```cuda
int conv3d_gather_supported(const pv_conv3d_desc* d) {
  if (d->dtype != PV_F16 || d->groups != 1) return 0;
  if (!(d->Ci == 4 || (d->Ci % 8 == 0 && d->Ci < 64))) return 0;
  if (d->Co % 8) return 0;
  if (d->ci_pad64 != d->Ci) return 0;
  const int gbytes = d->Ci == 4 ? 8 : 16;
  const int units = d->kt * d->kh * d->kw * (d->Ci * 2 / gbytes);
  if (units > GG_MAX_UNITS) return 0;
  if (d->x_row_stride % (gbytes / 2) || d->y_row_stride % 8 || (d->has_residual && d->res_row_stride % 8)) return 0;
  if (d->dt * (d->kt - 1) > 255 || d->dh * (d->kh - 1) > 255 || d->dw * (d->kw - 1) > 255) return 0;
  if (d->kt * d->kh * d->kw > 64) return 0;
  const long long M = (long long)d->N * d->To * d->Ho * d->Wo;
  if (M >= (1ll << 31)) return 0;
  return 1;
// ... 30 lines not shown
        const int tap = (it * d->kh + ih) * d->kw + iw;
        const int dt = it * d->dt, dh = ih * d->dh, dw = iw * d->dw;
        const long long off = (((long long)dt * d->Hi + dh) * d->Wi + dw) * d->x_row_stride;
        for (int q = 0; q < upt; ++q) {
          const int u = tap * upt + q;
          const long long o = off + (long long)q * (P.gbytes / 2);
          if (o > 0x7fffffffll) { set_error("gather offset overflow"); return PV_ERR_UNSUPPORTED; }
          P.unit_off[u] = (int)o;
          P.unit_d[u] = (unsigned)dt | ((unsigned)dh << 8) | ((unsigned)dw << 16) | ((unsigned)tap << 24);
        }
      }
  {
    const int co16 = (int)cdiv(d->Co, 16) * 16;
    int bn = round_block_n(co16);
    while (bn > 64 && (long long)P.m_tiles * cdiv(d->Co, bn) < 2 * sm_count && (bn / 2) % 64 == 0) bn /= 2;
    P.block_n = bn;
    P.n_tiles = (int)cdiv(d->Co, bn);
  }
  P.epi.block_n = P.block_n;
  P.epi.Co = d->Co;
  P.epi.rows = GG_BM;
  P.epi.act = d->act;
  P.epi.has_residual = d->has_residual;
  epi_set_addend(P.epi, d);
  for (int m = 0; m < 4; ++m) {
    P.epi.o_ext[m] = m == 0 ? (int)P.M : 1;
    P.epi.o_box[m] = m == 0 ? GG_BM : 1;
    P.epi.o_pos[m] = m == 0 ? 1 : 0;
  }
  const int stage_bytes = GG_A_BYTES + P.block_n * GG_BK * 2;
  {
    int st = (227 * 1024 - 2048 - 2048  - EPI_STAGING_BYTES - 512) / stage_bytes;
    if (st > 16) st = 16;
    if (st < 2) { set_error("gather: not enough smem stages"); return PV_ERR_UNSUPPORTED; }
    static const bool shallow = getenv("PVB200_GATHER_DEPTH2") == nullptr;
    P.nprod = st < GG_PROD_WARPS ? st : GG_PROD_WARPS;
    if (!shallow && st >= 8 && st / 2 < P.nprod) P.nprod = st / 2;
    P.stages = (st / P.nprod) * P.nprod;
    P.depth = (!shallow && P.stages >= 2 * P.nprod) ? 2 : 1;
  }
  const size_t smem_bytes = (size_t)P.stages * stage_bytes + 2048 + EPI_STAGING_BYTES + 8 * (2 * P.stages + 1) + 16;
  for (int pass = 0; pass < 2; ++pass) {
    if (pass == 1 && !d->has_residual) break;
    const long long rs = pass == 0 ? d->y_row_stride : d->res_row_stride;
    void* base = pass == 0 ? y : const_cast<void*>(residual);
    cuuint64_t gdim[5] = {(cuuint64_t)d->Co, (cuuint64_t)P.M, 1, 1, 1};
    cuuint64_t gstr[4] = {(cuuint64_t)rs * 2, (cuuint64_t)rs * 2 * (cuuint64_t)P.M, (cuuint64_t)rs * 2 * (cuuint64_t)P.M,
                          (cuuint64_t)rs * 2 * (cuuint64_t)P.M};
    cuuint32_t box[5] = {64, GG_BM, 1, 1, 1}, estr[5] = {1, 1, 1, 1, 1};
    CUresult cr = encode(pass == 0 ? &P.epi.y_map : &P.epi.r_map, CU_TENSOR_MAP_DATA_TYPE_FLOAT16, 5, base, gdim, gstr,
                         box, estr, CU_TENSOR_MAP_INTERLEAVE_NONE, CU_TENSOR_MAP_SWIZZLE_128B,
                         CU_TENSOR_MAP_L2_PROMOTION_L2_128B, CU_TENSOR_MAP_FLOAT_OOB_FILL_NONE);
    if (cr != CUDA_SUCCESS) { set_error("cuTensorMapEncodeTiled(gather %s) failed: %d", pass ? "R" : "Y", (int)cr); return PV_ERR_CUDA; }
  }
  {
    const long long kpad = (long long)cdiv((long long)taps * d->Ci, 64) * 64;
    cuuint64_t gdim[2] = {(cuuint64_t)kpad, (cuuint64_t)d->Co};
    cuuint64_t gstr[1] = {(cuuint64_t)kpad * 2};
    cuuint32_t box[2] = {64, (cuuint32_t)P.block_n}, estr[2] = {1, 1};
    CUresult cr = encode(&P.b_map, CU_TENSOR_MAP_DATA_TYPE_FLOAT16, 2, (void*)w, gdim, gstr, box, estr,
                         CU_TENSOR_MAP_INTERLEAVE_NONE, CU_TENSOR_MAP_SWIZZLE_128B,
                         CU_TENSOR_MAP_L2_PROMOTION_L2_256B, CU_TENSOR_MAP_FLOAT_OOB_FILL_NONE);
    if (cr != CUDA_SUCCESS) { set_error("cuTensorMapEncodeTiled(B, gather) failed: %d", (int)cr); return PV_ERR_CUDA; }
  }
// ... 34 lines not shown
```

### pytorchvideo_b200/csrc/pv_stem.cu

```cuda
#include "pv_common.cuh"
#include "pv_sm90.cuh"
#include "pv_epilogue.cuh"

#include <stdlib.h>
#include <string.h>

namespace pv {

using namespace sm90;

typedef CUresult (*EncodeTiledFn)(CUtensorMap*, CUtensorMapDataType, cuuint32_t, void*,
                                  const cuuint64_t*, const cuuint64_t*, const cuuint32_t*,
                                  const cuuint32_t*, CUtensorMapInterleave, CUtensorMapSwizzle,
                                  CUtensorMapL2promotion, CUtensorMapFloatOOBfill);
EncodeTiledFn get_encode_fn();

constexpr int ST_CONS_WARPS = 8;
constexpr int ST_PROD_WARPS = 4;
constexpr int ST_THREADS = (ST_CONS_WARPS + ST_PROD_WARPS) * 32;
constexpr int ST_MAX_ROWS = 64;

struct StemParams {
  int N, Ti, Hi, To, Ho, Wo;
  int kt, kh, st, sh, pt, ph, dt, dh;
  int rows;
  int win;
  int wtiles;
  int n16;
  int stages;
  unsigned seg_bytes;
  unsigned w_bytes;
  long long row_pitch;
  long long base_off;
  EpiParams epi;
};
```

# Task item:
Which lines of the records hold the string "failed"? Copy each one.

# Answer box:
    if (cr != CUDA_SUCCESS) { set_error("cuTensorMapEncodeTiled(gather %s) failed: %d", pass ? "R" : "Y", (int)cr); return PV_ERR_CUDA; }
    if (cr != CUDA_SUCCESS) { set_error("cuTensorMapEncodeTiled(B, gather) failed: %d", (int)cr); return PV_ERR_CUDA; }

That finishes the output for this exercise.